• _Problem description_
Within the entries below, every line containing "unfetched" is to be copied.

• _Material for the task_
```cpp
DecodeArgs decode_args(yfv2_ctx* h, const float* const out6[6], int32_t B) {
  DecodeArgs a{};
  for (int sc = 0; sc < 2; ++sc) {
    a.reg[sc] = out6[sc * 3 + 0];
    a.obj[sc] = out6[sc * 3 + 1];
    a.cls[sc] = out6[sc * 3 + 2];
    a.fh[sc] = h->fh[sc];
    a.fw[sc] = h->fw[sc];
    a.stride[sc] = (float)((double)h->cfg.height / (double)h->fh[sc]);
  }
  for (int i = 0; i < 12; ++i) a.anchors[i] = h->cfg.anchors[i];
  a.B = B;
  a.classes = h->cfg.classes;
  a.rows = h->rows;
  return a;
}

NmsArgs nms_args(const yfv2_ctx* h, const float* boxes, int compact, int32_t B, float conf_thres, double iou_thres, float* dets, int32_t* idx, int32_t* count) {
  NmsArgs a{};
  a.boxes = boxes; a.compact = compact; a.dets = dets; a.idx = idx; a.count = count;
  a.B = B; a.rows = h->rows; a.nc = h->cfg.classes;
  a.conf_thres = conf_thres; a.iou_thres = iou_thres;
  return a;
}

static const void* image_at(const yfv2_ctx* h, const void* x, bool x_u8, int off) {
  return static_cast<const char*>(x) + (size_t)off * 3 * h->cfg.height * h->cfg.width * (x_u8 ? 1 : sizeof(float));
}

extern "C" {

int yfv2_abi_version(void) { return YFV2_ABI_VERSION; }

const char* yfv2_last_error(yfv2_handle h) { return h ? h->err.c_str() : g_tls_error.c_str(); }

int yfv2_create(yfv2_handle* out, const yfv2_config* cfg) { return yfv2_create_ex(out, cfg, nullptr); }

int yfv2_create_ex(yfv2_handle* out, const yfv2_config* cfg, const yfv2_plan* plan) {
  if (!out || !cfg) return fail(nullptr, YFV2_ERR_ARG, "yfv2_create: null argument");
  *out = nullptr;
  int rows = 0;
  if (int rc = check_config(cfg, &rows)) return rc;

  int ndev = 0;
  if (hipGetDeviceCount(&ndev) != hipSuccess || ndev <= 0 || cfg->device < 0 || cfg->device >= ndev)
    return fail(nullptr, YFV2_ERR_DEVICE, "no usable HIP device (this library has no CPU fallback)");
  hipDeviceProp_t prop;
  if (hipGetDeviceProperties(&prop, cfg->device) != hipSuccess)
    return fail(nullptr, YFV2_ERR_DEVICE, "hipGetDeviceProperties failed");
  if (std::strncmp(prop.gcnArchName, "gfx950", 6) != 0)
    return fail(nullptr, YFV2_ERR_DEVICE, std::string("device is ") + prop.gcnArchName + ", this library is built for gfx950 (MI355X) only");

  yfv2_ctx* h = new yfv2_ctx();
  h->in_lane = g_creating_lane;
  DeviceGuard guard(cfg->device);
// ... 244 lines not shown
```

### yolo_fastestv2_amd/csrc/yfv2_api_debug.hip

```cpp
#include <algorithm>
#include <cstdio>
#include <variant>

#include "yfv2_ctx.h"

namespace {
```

==

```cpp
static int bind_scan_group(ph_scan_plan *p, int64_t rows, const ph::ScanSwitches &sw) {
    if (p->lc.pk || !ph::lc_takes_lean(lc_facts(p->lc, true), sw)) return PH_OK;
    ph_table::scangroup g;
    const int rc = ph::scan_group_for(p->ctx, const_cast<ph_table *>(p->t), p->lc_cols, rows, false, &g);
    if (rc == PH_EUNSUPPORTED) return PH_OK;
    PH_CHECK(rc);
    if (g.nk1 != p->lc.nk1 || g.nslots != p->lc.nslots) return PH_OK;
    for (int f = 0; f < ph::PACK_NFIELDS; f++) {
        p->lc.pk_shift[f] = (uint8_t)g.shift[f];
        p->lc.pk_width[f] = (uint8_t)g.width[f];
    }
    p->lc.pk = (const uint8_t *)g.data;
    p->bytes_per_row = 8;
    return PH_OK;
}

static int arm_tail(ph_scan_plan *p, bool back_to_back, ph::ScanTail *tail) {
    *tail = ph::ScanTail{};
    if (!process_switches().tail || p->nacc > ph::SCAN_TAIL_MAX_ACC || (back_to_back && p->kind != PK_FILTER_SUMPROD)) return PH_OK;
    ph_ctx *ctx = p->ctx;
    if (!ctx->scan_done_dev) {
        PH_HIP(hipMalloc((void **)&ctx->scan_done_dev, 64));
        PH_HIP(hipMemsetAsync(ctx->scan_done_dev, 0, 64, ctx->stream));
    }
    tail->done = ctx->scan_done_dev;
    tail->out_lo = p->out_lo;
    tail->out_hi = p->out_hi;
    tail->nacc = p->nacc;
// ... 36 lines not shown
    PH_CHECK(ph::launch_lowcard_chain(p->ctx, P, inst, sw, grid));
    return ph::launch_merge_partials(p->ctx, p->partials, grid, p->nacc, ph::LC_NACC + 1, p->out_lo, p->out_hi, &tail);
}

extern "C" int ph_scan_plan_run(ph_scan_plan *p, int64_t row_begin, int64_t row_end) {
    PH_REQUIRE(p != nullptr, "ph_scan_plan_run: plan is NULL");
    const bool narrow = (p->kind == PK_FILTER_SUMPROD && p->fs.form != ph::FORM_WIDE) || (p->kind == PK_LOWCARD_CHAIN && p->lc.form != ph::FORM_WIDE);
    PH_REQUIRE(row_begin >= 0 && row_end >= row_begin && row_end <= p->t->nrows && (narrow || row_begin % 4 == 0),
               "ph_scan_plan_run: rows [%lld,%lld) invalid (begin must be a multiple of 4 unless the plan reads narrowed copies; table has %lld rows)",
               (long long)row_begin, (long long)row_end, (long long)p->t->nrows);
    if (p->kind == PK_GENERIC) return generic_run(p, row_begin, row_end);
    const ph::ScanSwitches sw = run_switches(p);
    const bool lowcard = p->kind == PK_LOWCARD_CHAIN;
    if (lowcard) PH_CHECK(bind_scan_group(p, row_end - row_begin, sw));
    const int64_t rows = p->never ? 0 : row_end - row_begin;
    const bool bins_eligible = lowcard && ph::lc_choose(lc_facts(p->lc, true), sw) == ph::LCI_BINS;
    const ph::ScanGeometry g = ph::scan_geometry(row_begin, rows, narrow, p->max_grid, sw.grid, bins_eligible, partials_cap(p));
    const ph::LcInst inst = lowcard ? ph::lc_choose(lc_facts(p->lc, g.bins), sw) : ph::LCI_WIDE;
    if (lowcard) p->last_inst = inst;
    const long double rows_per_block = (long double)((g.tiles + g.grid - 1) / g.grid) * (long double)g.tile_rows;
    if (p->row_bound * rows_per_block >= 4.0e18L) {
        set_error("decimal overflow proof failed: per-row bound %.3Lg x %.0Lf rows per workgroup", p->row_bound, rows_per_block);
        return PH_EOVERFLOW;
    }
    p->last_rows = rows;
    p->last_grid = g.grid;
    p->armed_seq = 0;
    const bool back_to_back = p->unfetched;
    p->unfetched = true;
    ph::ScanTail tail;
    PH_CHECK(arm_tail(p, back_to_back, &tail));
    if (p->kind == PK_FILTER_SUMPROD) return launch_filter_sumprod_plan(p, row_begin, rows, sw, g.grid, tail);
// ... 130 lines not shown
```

• _The answer_
    const bool back_to_back = p->unfetched;
    p->unfetched = true;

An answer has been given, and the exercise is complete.